As is the case with other major businesses and corporations that have been found to have violated U.S. state privacy laws such as the Illinois BIPA, the actions that have been deemed illegal within the state as it pertains to the collection and sale of biometric information are perfectly legally in virtually every other nation or jurisdiction around the world. For reference, very few U.S. states have passed any major form of data privacy law as of 2022, much less legislation that relates specifically to the protection of biometric data. Moreover, there is a general lack of biometric data protection legislation on a global scale as well, as the issue of biometric information privacy has not gained much attention when compared to other similar issues that fall under the umbrella of personal data protection.

Penalties for violating the BIPA

While the state of Illinois is unique in being one of a handful of jurisdictions around the nation to have enacted a biometric data protection law, residents within the state also retain the right to bring forth private right-of-action lawsuits against businesses they suspect have violated the rights they are entitled to under the BIPA. This is in contrast to many data privacy regulations around the world in general, as even the EU’s landmark GDPR does not permit residents of EU member states to bring forth individual lawsuits against organizations that violate their rights, giving Illinois residents the opportunity to receive compensation and justice in the manner they most see fit.

In spite of the fact that the state of Illinois was very much ahead of its time when it enacted the BIPA in 2008, the decision that the state legislature made at that time has paid dividends for residents in the present day.
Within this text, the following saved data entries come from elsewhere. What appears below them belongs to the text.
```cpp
int mpss_set_irradiance_points(mpss_ctx *ctx, uint32_t n, const float *p, const float *nrm, const float *E,
                               const float *area);
int mpss_octree_info(mpss_ctx *ctx, uint32_t *n_nodes, uint32_t *max_depth, uint32_t *n_points);
int mpss_octree_export(mpss_ctx *ctx, void *nodes, float *node_et, float *pt_hdr, float *pt_e, int32_t *pt_index);

int mpss_mo_batch(mpss_ctx *ctx, uint32_t material_id, uint32_t q, const float *p_dev, float *mo_dev,
                  int32_t *counters_dev, void *stream);

int mpss_add_mesh(mpss_ctx *ctx, uint32_t nverts, const float *P, const float *N, const float *S, const float *uv,
                  uint32_t ntris, const int32_t *indices, const float *obj_to_world, const float *world_to_obj,
                  int reverse_orientation, uint32_t material_id);
int mpss_add_sphere_light(mpss_ctx *ctx, const float *center, float radius, const float *Lemit, int nsamples);
int mpss_add_infinite_light(mpss_ctx *ctx, const float *L, int nsamples, const float *light_to_world,
                            const float *world_to_light);
int mpss_add_infinite_light_map(mpss_ctx *ctx, const float *L, int nsamples, const float *light_to_world,
                                const float *world_to_light, int width, int height, const float *texels);
int mpss_set_camera(mpss_ctx *ctx, const float *raster_to_camera, const float *camera_to_world, int xres, int yres);
int mpss_set_surface_points(mpss_ctx *ctx, uint32_t n, const void *records);
int mpss_get_surface_points(mpss_ctx *ctx, void *records, uint32_t *n);
int mpss_load_pointsfile(mpss_ctx *ctx, const char *path);
int mpss_save_pointsfile(mpss_ctx *ctx, const char *path);
int mpss_get_irradiance(mpss_ctx *ctx, float *E, uint32_t *n);
int mpss_replay_samples(mpss_ctx *ctx, int spp, float *out, uint64_t *n_floats, int *k);
int mpss_preprocess(mpss_ctx *ctx, uint32_t seed);
int mpss_render_tile(mpss_ctx *ctx, int spp, uint32_t seed, int x0, int x1, int y0, int y1, float *xyzw_dev,
                     void *stream);
int mpss_render_tiles(mpss_ctx *ctx, int spp, uint32_t seed, int n, const int32_t *rects, float *const *xyzw_dev,
                      void *stream);

int mpss_tile_costs(mpss_ctx *ctx, int n, const int32_t *rects, int64_t *sss_hits, int64_t *surf_hits);

typedef struct {
    double ms_irradiance, ms_camera, ms_shade, ms_film;
    int64_t n_irradiance, n_camera, n_shade, n_film;
    int64_t samples;
    int64_t sss_samples;
    int64_t mo_nodes;
    int64_t mo_points;
    int64_t group_nodes[8], group_points[8];
    int32_t group_bands[8][4];
// ... 96 lines not shown
```

### pbrt-v2-skin_amd/csrc/context.cpp

```cpp
#include "context.h"
#include "spectral.h"

#include <cstring>

namespace mpss {

Context::Context(const mpss_config &cfg) : cfg_(cfg) {
    int ndev = 0;
    MPSS_HIP(hipGetDeviceCount(&ndev));
    if (cfg.device < 0 || cfg.device >= ndev)
        throw Error(MPSS_ERR_INVALID, "mpss_create: device ordinal " + std::to_string(cfg.device) +
                                          " out of range (" + std::to_string(ndev) + " HIP devices)");
    if (cfg.mo_near_field != 10236 && cfg.mo_near_field != 5088)
        throw Error(MPSS_ERR_INVALID, "mpss_create: mo_near_field must be 10236 or 5088");
    if (cfg.mo_common_grid != 0 && cfg.mo_common_grid != 1)
        throw Error(MPSS_ERR_INVALID, "mpss_create: mo_common_grid must be 0 or 1");
    if (cfg.mo_band_dealing != 0 && cfg.mo_band_dealing != 1)
        throw Error(MPSS_ERR_INVALID, "mpss_create: mo_band_dealing must be 0 or 1");
    max_error_ = cfg.max_error;
    min_dist_ = cfg.min_sample_distance;
    if (cfg.quick_render) {
        max_error_ *= 4.f;
        min_dist_ *= 4.f;
    }
// ... 45 lines not shown
    try {
        std::lock_guard<std::mutex> g(mu_);
        ws_free_.emplace_back(ws);
        if (ws_free_.size() > kMaxIdleWorkspaces) {
            drop = std::move(ws_free_.front());
            ws_free_.erase(ws_free_.begin());
        }
    } catch (...) {
        if (!drop) drop.reset(ws);
    }
    drop.reset();
    return e;
}

void Context::release_ws(RenderWorkspace *ws, hipStream_t stream) { MPSS_HIP(release_ws_nothrow(ws, stream)); }

void Context::quiesce_locked() {
    idle_.wait(mu_, [&] { return inflight_ == 0; });
    MPSS_HIP(hipDeviceSynchronize());
}

void Context::end_inflight() {
    std::lock_guard<std::mutex> g(mu_);
    if (--inflight_ == 0) idle_.notify_all();
}

void Context::ensure_layouts() {
    if (!have_octree_) return;
    for (const auto &m : materials_)
        if (!m->dipole) dev_octree_.ensure_layout(m->dev_profile.groups);
}

void Context::mo_batch(uint32_t mid, int q, const float *p_dev, float *out_dev, int32_t *counters_dev,
                       hipStream_t stream) {
    activate();
    RenderWorkspace *ws = nullptr;
    const BandLayout *layout = nullptr;
    const Material *m = nullptr;
    int mode;
    GatherOpts opts;
    {
        std::lock_guard<std::mutex> g(mu_);
        opts = gather_opts();
        if (!have_octree_) throw Error(MPSS_ERR_INVALID, "no irradiance points: call mpss_set_irradiance_points first");
        if (mid >= materials_.size()) throw Error(MPSS_ERR_INVALID, "unknown material id " + std::to_string(mid));
        m = materials_[mid].get();
        if (m->no_bssrdf)
            throw Error(MPSS_ERR_INVALID, "material " + std::to_string(mid) + " has no profile (genprofile false)");
        mode = cfg_.exact_mo;
        if (m->dipole) {
            mode = -1;
        } else if (m->rgb && mode != 0) {
            mode = -2;
        } else if (mode == 0) {
            layout = &dev_octree_.ensure_layout(m->dev_profile.groups);
            ws = acquire_ws();
        }
        ++inflight_;
    }
    InflightGuard guard{this, ws, stream};
    if (mode == -1) {
        launch_mo_dipole(dev_octree_, m->dev_dipole.ptr, max_error_, q, p_dev, out_dev, NB, counters_dev, stream);
        return;
    }
    if (mode == -2) {
        launch_mo_rgb(dev_octree_, m->dev_rgb.ptr, m->dev_rgb_rcp.ptr, m->rgb_rcp, m->profile.length, max_error_, q,
                      p_dev, nullptr, nullptr, nullptr, 0, out_dev, NB, counters_dev, stream);
        return;
    }
    int *perm = nullptr;
    if (ws) {
        ws->reserve(ws->perm, (size_t)(((int64_t)q + 1023) / 1024 * 1024));
        perm = ws->perm.ptr;
        if (ws->pending) MPSS_HIP(hipStreamWaitEvent(stream, ws->done, 0));
    }
    launch_mo_gather(dev_octree_, layout, m->dev_profile, max_error_, q, p_dev, out_dev, NB, counters_dev,
                     ws ? ws->work.ptr : nullptr, perm, mode, opts, stream);
    guard.release();
}

void Context::activate() const { MPSS_HIP(hipSetDevice(cfg_.device)); }

void Context::gather_info(uint32_t id, int *common_grid, float *rel_err, float *l1_err) const {
    std::lock_guard<std::mutex> g(mu_);
    if (id >= materials_.size()) throw Error(MPSS_ERR_INVALID, "unknown material id " + std::to_string(id));
    const Material &m = *materials_[id];
    const bool band = !m.dipole;
    const int lay = cfg_.mo_near_field == 10236 ? 0 : 1;
    const bool on = band && cfg_.exact_mo == 0 && cfg_.mo_common_grid != 0 &&
                    (lay == 0 ? m.dev_profile.cg.on : m.dev_profile.cg_half.on);
    *common_grid = on ? 1 : 0;
    for (int c = 0; c < NB; ++c) {
        if (rel_err) rel_err[c] = band ? m.dev_profile.cg_rel_err[lay][c] : 0.f;
        if (l1_err) l1_err[c] = band ? m.dev_profile.cg_l1_err[lay][c] : 0.f;
    }
}

void Context::material_tables(uint32_t id, float *rd, uint32_t *len, float *rcp, float *rho, uint32_t *n_rho,
                              float *total) const {
    std::lock_guard<std::mutex> g(mu_);
    if (id >= materials_.size()) throw Error(MPSS_ERR_INVALID, "unknown material id " + std::to_string(id));
    const Material &m = *materials_[id];
    *len = (uint32_t)m.profile.length;
    *n_rho = (uint32_t)m.rho.hd.size();
    if (rd) memcpy(rd, m.profile.table.data(), sizeof(float) * m.profile.table.size());
    if (rcp) memcpy(rcp, m.profile.rcp, sizeof(float) * NB);
    if (rho) memcpy(rho, m.rho.hd.data(), sizeof(float) * m.rho.hd.size());
    if (total) memcpy(total, m.profile.total_reflectance, sizeof(float) * NB);
}

void Context::common_grid(uint32_t id, int near_field, float *rows, uint32_t *n_rows, int32_t *bands, float *rg,
// ... 344 lines not shown
```

### pbrt-v2-skin_amd/csrc/context.h

```cpp
#pragma once
#include <condition_variable>
#include <memory>
#include <mutex>
#include <vector>

#include "../../include/mpss.h"
#include "common.h"
#include "dipole.h"
#include "material.h"
#include "mo_kernel.h"
#include "octree.h"
#include "pixel_filter.h"
#include "replay.h"
#include "scene.h"
#include "texture_build.h"
#include "tile_plan.h"

namespace mpss {

struct RenderScene;

struct Material {
    ProfileTables profile;
    RhoTable rho;
// ... 69 lines not shown
                     float *u0lim, float *u1lim, float *u1start, uint32_t *row0, uint32_t *ubase, float *rel_err,
                     float *l1_err, float *ua, float *hinv, int *ok) const;
    void build_counts(uint64_t counts[4]) const;
    void set_irradiance_points(int n, const float *p, const float *nrm, const float *E, const float *area);
    const DeviceOctree &octree() const;
    void export_octree(void *nodes, float *node_et, float *pt_hdr, float *pt_e, int32_t *pt_index);
    uint32_t add_imagemap(const mpss_imagemap &m);
    void set_material_textures(uint32_t material, int albedo, int bump);
    std::vector<const TexView *> host_bump_views() const;
    float max_error() const { return max_error_; }
    GatherOpts gather_opts() const {
        GatherOpts o;
        o.near_field = cfg_.mo_near_field;
        o.steal = cfg_.mo_work_stealing != 0;
        o.count_noprune = cfg_.count_traversal == 2;
        o.common_grid = cfg_.mo_common_grid != 0;
        return o;
    }
    const mpss_config &config() const { return cfg_; }

    void add_mesh(uint32_t nv, const float *P, const float *N, const float *S, const float *uv, uint32_t nt,
                  const int32_t *idx, const float *o2w, const float *w2o, bool reverse, uint32_t material);
    void add_sphere_light(const float *c, float r, const float *Lemit, int nsamples);
    void add_infinite_light(const float *L, int nsamples, const float *l2w, const float *w2l, int W = 0, int H = 0,
                            const float *texels = nullptr);
    void set_camera(const float *r2c, const float *c2w, int xres, int yres);
    void set_surface_points(uint32_t n, const SurfacePoint *pts);
    void preprocess(uint32_t seed);
    void tessellate_on_gpu();
    void find_poisson_points(uint32_t seed);
    void render_tiles(int spp, uint32_t seed, int n, const int32_t *rects, float *const *outs, hipStream_t stream);
    void replay_samples(int spp, float *out, uint64_t *n_floats, int *k);
    void check_replay_lds(int spp, const char *who) const;
    void mo_batch(uint32_t mid, int q, const float *p_dev, float *out_dev, int32_t *counters_dev, hipStream_t stream);
    void tile_costs(int n, const int32_t *rects, int64_t *sss, int64_t *surf);
    std::vector<SurfacePoint> surface_points() const {
        std::lock_guard<std::mutex> g(mu_);
        return points_;
    }
    std::vector<float> irradiance() const {
        std::lock_guard<std::mutex> g(mu_);
        return irradiance_;
    }
    std::unique_lock<std::mutex> lock_device() const {
        activate();
        return std::unique_lock<std::mutex>(mu_);
    }
    bool has_octree() const { return have_octree_; }
    mpss_render_stats render_stats();
    void reset_render_stats();
    void set_grid_builder(bool on_host) {
        std::lock_guard<std::mutex> g(mu_);
        grid_on_host_ = on_host;
    }
    void set_pixel_filter(const PixelFilter &f) {
        std::lock_guard<std::mutex> g(mu_);
        filter_ = f;
    }
    void set_instrumentation(bool timing, int counting) {
        std::lock_guard<std::mutex> g(mu_);
        cfg_.kernel_timing = timing;
        cfg_.count_traversal = counting;
    }

private:
    void activate() const;
    void upload_scene();
// ... 117 lines not shown
```

### pbrt-v2-skin_amd/csrc/mo_band.h

```cpp
#pragma once
#include <cmath>
#include <cstdlib>

#include "common.h"
#include "common_grid_types.h"
#include "octree.h"

namespace mpss {

constexpr int kHist = 13;


struct RgbK {
    float w[4];
    float x[3][4];
    float y[3][4];
};

struct BandTree {
    const NodeHdr *__restrict__ nodes;
    const float4 *__restrict__ band_et;
    const float4 *__restrict__ pt_hdr;
    const float4 *__restrict__ band_e;
    const float4 *__restrict__ band_ew;
    const float *__restrict__ table;
    BandGroups groups;
    float grcp[kGroups][4];
    float grcp_max[kGroups];
    const float *leaf_r2;
    int L, n_nodes, n_points;
    float max_error, prune_f;
    CommonGrid cg;
    CommonGrid cg_half;
    int lband[kGroups][4];
    const float *rgb_refl;
    RgbK rgb_k[kGroups];
};
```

Likewise, the rise in facial recognition software in the past decade has left many citizens around the world open to newfound violations of their personal data and privacy, as developments that have been made within the fields of artificial intelligence and machine learning have ushered in a new wave of technology that has never been seen before in human history. As such, the BIPA will likely continue to influence the enactment of further biometric data privacy laws for years to come.